RECORDS FOR PROCESSING:
== Segment start ==

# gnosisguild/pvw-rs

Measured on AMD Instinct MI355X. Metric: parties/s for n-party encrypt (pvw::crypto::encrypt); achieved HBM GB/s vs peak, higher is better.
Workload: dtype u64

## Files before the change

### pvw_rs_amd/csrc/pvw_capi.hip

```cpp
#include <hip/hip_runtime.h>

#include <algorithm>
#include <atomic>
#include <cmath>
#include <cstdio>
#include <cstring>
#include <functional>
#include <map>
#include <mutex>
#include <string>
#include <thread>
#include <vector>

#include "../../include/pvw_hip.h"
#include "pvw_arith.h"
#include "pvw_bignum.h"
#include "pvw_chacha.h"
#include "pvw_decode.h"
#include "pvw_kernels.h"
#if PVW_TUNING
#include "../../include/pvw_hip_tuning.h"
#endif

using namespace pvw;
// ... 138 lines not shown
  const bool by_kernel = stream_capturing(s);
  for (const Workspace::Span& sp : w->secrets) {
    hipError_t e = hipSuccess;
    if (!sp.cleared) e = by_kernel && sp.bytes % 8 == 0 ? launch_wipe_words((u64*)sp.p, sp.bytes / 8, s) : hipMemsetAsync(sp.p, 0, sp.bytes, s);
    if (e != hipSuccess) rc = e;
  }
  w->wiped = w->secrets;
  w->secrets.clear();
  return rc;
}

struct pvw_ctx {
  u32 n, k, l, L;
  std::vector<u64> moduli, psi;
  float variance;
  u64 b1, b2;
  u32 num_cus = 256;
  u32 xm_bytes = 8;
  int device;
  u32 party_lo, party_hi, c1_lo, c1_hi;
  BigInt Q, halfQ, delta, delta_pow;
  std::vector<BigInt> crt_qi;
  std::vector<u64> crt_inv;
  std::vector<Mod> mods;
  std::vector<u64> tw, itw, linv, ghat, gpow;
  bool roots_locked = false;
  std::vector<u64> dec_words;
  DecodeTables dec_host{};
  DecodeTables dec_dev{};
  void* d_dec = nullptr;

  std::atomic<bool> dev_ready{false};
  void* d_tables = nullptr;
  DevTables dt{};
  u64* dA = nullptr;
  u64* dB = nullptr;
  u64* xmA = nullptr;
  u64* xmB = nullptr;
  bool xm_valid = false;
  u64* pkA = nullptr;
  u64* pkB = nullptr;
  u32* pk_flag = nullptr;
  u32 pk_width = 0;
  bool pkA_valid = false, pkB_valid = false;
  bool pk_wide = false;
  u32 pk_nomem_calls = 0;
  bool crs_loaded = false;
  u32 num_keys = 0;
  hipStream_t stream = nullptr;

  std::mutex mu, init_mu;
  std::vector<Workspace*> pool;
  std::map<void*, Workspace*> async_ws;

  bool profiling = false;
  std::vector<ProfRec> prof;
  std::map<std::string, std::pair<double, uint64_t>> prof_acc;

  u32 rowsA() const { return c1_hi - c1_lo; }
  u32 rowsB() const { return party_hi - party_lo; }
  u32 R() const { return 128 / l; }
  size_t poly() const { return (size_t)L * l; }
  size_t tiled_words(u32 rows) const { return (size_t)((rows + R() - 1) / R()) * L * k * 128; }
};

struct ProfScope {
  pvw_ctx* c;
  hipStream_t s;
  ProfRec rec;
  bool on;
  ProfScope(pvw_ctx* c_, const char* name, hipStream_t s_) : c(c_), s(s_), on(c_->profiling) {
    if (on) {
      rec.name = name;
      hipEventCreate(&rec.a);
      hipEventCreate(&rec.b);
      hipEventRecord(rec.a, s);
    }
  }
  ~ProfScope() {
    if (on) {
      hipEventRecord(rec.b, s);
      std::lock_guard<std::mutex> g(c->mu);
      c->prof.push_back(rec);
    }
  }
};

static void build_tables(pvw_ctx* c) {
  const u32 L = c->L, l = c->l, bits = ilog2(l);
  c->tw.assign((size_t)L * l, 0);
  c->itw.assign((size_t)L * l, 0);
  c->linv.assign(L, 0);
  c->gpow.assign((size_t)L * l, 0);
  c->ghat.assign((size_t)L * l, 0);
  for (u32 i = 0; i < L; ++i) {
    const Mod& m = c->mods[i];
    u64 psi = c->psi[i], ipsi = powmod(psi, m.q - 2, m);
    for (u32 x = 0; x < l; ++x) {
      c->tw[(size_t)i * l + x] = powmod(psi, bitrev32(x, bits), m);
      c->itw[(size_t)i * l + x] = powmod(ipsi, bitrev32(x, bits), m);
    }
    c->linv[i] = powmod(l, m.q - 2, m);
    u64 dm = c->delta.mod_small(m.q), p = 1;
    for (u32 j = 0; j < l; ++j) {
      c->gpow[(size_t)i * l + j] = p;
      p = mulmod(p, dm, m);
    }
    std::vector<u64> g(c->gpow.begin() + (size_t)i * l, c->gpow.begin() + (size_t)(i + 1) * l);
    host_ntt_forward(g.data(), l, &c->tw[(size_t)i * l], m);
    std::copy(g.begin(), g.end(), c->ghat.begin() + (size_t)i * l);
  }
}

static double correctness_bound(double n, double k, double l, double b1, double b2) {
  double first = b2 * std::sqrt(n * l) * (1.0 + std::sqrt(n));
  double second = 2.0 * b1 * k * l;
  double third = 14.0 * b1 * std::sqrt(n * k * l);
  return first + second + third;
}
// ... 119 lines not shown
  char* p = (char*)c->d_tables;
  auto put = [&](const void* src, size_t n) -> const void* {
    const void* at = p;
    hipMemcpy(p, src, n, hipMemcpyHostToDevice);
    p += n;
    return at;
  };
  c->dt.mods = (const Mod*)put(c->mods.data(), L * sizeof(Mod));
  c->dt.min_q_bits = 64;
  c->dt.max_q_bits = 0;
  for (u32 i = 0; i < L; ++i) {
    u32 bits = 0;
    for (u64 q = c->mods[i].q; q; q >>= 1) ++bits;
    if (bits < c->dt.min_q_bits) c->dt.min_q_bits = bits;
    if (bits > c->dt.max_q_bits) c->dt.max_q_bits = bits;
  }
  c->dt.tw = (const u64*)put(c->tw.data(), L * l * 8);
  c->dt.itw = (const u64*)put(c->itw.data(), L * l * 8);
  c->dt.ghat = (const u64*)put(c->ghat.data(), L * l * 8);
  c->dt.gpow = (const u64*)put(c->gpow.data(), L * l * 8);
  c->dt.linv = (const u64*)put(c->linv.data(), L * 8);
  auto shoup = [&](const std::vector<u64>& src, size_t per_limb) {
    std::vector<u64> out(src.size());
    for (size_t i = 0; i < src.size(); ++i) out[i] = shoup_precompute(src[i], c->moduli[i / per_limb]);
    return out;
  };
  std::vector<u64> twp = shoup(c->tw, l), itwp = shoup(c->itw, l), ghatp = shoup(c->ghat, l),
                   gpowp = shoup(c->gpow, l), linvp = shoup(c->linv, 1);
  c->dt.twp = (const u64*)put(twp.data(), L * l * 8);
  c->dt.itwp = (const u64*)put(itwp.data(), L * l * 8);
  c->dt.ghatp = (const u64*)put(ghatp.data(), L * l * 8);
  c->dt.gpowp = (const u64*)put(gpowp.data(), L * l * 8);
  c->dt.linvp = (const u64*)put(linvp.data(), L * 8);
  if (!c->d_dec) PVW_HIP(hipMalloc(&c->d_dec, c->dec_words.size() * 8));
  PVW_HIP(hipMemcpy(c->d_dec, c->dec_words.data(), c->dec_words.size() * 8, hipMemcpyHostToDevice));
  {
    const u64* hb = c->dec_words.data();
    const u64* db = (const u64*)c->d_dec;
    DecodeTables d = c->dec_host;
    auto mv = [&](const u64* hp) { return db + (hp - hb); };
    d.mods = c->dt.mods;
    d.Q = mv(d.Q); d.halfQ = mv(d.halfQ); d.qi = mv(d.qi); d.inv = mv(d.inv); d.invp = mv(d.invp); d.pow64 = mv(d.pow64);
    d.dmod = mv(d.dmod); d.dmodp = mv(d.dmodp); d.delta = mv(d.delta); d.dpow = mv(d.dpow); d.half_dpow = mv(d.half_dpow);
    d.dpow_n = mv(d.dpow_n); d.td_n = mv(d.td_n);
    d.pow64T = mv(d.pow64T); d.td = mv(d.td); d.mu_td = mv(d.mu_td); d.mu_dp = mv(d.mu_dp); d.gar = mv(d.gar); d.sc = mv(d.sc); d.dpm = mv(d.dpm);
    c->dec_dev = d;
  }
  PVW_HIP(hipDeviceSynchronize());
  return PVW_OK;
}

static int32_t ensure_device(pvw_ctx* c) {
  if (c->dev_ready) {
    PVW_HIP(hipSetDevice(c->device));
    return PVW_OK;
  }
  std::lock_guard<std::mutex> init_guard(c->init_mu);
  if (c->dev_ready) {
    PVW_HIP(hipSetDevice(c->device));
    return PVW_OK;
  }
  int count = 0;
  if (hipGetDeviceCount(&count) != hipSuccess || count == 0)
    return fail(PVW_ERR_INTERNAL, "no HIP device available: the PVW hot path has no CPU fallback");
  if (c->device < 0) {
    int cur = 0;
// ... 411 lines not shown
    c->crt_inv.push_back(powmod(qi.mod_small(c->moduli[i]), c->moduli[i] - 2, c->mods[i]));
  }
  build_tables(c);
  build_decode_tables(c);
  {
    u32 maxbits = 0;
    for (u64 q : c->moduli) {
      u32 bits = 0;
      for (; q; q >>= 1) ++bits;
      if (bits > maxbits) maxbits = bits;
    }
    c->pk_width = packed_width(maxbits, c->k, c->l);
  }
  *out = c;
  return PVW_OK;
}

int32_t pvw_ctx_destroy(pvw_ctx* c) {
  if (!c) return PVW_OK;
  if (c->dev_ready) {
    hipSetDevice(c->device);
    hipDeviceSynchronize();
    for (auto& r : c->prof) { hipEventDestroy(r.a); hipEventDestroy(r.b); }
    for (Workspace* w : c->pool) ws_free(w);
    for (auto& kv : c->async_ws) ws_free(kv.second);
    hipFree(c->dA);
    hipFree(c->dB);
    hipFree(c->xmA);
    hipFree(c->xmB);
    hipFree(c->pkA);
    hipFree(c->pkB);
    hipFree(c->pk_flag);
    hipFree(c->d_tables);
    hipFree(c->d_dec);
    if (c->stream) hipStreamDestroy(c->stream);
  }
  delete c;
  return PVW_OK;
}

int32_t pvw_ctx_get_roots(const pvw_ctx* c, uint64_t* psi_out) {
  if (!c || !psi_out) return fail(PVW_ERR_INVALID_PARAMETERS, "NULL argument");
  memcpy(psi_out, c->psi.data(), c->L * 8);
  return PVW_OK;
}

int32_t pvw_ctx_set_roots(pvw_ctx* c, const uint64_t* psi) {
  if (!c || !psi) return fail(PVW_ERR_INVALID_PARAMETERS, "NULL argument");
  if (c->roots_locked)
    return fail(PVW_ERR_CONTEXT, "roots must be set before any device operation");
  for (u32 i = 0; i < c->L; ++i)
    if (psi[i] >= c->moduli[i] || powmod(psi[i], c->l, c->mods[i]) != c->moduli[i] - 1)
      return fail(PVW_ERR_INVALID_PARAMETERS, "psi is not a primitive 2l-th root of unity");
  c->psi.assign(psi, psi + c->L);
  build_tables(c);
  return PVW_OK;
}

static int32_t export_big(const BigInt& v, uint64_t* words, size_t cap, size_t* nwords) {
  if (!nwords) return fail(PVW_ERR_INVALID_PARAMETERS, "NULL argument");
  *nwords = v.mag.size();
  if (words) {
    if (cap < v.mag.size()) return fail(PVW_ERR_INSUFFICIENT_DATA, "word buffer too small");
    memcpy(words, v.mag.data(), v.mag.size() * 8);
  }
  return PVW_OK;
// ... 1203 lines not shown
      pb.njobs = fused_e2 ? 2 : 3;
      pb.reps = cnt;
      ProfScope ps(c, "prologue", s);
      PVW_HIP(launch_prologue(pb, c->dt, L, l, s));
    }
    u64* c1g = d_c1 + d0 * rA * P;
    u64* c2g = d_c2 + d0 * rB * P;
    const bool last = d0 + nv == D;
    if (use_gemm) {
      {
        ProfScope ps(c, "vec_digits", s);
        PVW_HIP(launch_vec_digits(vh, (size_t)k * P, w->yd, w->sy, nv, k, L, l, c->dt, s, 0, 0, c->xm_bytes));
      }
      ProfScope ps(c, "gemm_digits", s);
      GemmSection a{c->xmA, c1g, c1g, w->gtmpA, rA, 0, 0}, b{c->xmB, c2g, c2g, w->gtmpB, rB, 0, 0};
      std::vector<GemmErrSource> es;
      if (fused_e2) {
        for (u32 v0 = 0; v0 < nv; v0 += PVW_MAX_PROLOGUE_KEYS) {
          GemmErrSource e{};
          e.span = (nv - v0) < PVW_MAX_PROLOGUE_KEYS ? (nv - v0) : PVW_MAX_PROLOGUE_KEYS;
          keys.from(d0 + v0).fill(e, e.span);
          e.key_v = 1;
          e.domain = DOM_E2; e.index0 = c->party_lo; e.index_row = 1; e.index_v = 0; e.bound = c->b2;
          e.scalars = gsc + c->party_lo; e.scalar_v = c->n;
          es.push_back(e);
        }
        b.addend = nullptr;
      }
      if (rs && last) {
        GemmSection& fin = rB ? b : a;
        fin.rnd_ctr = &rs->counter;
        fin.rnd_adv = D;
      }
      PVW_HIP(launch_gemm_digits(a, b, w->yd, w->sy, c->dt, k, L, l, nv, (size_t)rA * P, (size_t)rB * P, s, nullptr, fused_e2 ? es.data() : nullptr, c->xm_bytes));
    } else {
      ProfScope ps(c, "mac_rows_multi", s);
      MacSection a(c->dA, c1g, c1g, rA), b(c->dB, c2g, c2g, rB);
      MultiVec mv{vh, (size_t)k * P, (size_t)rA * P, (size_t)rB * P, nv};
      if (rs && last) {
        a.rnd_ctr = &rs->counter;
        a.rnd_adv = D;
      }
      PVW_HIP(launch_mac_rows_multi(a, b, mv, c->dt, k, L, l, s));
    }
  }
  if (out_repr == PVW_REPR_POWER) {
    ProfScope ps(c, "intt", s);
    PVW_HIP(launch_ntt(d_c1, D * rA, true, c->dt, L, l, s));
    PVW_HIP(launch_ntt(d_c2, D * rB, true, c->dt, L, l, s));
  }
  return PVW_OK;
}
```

== Segment end ==
== Segment start ==

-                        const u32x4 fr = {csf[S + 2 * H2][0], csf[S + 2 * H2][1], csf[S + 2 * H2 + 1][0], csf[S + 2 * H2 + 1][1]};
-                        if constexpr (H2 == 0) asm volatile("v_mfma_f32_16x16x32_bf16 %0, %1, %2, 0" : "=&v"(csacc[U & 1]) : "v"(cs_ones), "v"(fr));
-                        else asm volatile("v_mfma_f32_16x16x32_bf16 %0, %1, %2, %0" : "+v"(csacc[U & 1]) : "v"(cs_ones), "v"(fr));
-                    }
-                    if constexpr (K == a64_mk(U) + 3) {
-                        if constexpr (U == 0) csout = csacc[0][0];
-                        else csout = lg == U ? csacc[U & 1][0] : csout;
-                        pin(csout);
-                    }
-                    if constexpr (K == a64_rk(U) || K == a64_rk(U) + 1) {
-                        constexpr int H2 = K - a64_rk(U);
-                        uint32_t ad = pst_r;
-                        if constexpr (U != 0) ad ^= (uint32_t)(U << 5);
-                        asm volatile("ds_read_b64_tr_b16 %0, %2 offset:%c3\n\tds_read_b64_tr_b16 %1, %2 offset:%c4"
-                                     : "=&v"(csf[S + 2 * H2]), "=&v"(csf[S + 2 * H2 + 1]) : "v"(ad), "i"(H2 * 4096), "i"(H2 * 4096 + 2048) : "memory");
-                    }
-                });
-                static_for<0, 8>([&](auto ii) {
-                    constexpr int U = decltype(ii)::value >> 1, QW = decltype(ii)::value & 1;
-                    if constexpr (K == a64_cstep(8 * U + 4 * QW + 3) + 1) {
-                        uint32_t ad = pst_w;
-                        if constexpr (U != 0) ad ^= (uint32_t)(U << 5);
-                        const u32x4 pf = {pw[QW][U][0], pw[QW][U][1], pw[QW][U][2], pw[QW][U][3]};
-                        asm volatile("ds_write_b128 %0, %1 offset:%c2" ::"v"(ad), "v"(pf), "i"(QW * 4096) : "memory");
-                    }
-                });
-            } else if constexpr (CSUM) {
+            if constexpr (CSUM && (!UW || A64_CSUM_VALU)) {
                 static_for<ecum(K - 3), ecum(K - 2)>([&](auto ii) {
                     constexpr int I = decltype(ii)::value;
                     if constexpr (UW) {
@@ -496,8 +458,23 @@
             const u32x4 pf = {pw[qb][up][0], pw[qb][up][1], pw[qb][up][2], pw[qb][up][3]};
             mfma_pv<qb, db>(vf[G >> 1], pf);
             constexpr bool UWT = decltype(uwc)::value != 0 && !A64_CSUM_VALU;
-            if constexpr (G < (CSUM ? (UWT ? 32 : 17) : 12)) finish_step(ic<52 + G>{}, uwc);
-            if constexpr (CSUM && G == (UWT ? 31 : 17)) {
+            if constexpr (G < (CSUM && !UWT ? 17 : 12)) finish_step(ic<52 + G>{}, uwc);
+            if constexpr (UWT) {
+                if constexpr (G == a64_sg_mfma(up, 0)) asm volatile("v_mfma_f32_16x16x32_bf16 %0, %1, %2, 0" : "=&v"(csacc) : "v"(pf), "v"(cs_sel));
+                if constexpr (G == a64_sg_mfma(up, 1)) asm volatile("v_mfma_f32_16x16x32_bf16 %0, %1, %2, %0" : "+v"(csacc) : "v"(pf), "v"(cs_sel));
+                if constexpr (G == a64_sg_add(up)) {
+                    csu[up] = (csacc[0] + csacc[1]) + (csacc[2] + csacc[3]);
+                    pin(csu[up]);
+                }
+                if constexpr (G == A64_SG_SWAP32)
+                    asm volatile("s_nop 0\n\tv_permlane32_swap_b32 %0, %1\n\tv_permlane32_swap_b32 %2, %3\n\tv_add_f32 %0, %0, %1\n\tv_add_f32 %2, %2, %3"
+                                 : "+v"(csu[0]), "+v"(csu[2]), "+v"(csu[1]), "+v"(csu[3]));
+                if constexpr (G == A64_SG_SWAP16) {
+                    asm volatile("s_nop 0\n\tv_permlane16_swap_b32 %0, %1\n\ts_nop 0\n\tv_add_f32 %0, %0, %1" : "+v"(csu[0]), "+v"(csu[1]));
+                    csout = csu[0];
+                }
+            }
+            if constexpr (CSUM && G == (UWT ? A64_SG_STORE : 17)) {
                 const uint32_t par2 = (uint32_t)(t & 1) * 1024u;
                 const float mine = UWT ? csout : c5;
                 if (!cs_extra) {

== Segment end ==

WORK ITEM: Which lines of the data contain the string "nullptr"? Copy each of them.

RESPONSE TO THE EXERCISE:
  void* d_dec = nullptr;
  void* d_tables = nullptr;
  u64* dA = nullptr;
  u64* dB = nullptr;
  u64* xmA = nullptr;
  u64* xmB = nullptr;
  u64* pkA = nullptr;
  u64* pkB = nullptr;
  u32* pk_flag = nullptr;
  hipStream_t stream = nullptr;
        b.addend = nullptr;
      PVW_HIP(launch_gemm_digits(a, b, w->yd, w->sy, c->dt, k, L, l, nv, (size_t)rA * P, (size_t)rB * P, s, nullptr, fused_e2 ? es.data() : nullptr, c->xm_bytes));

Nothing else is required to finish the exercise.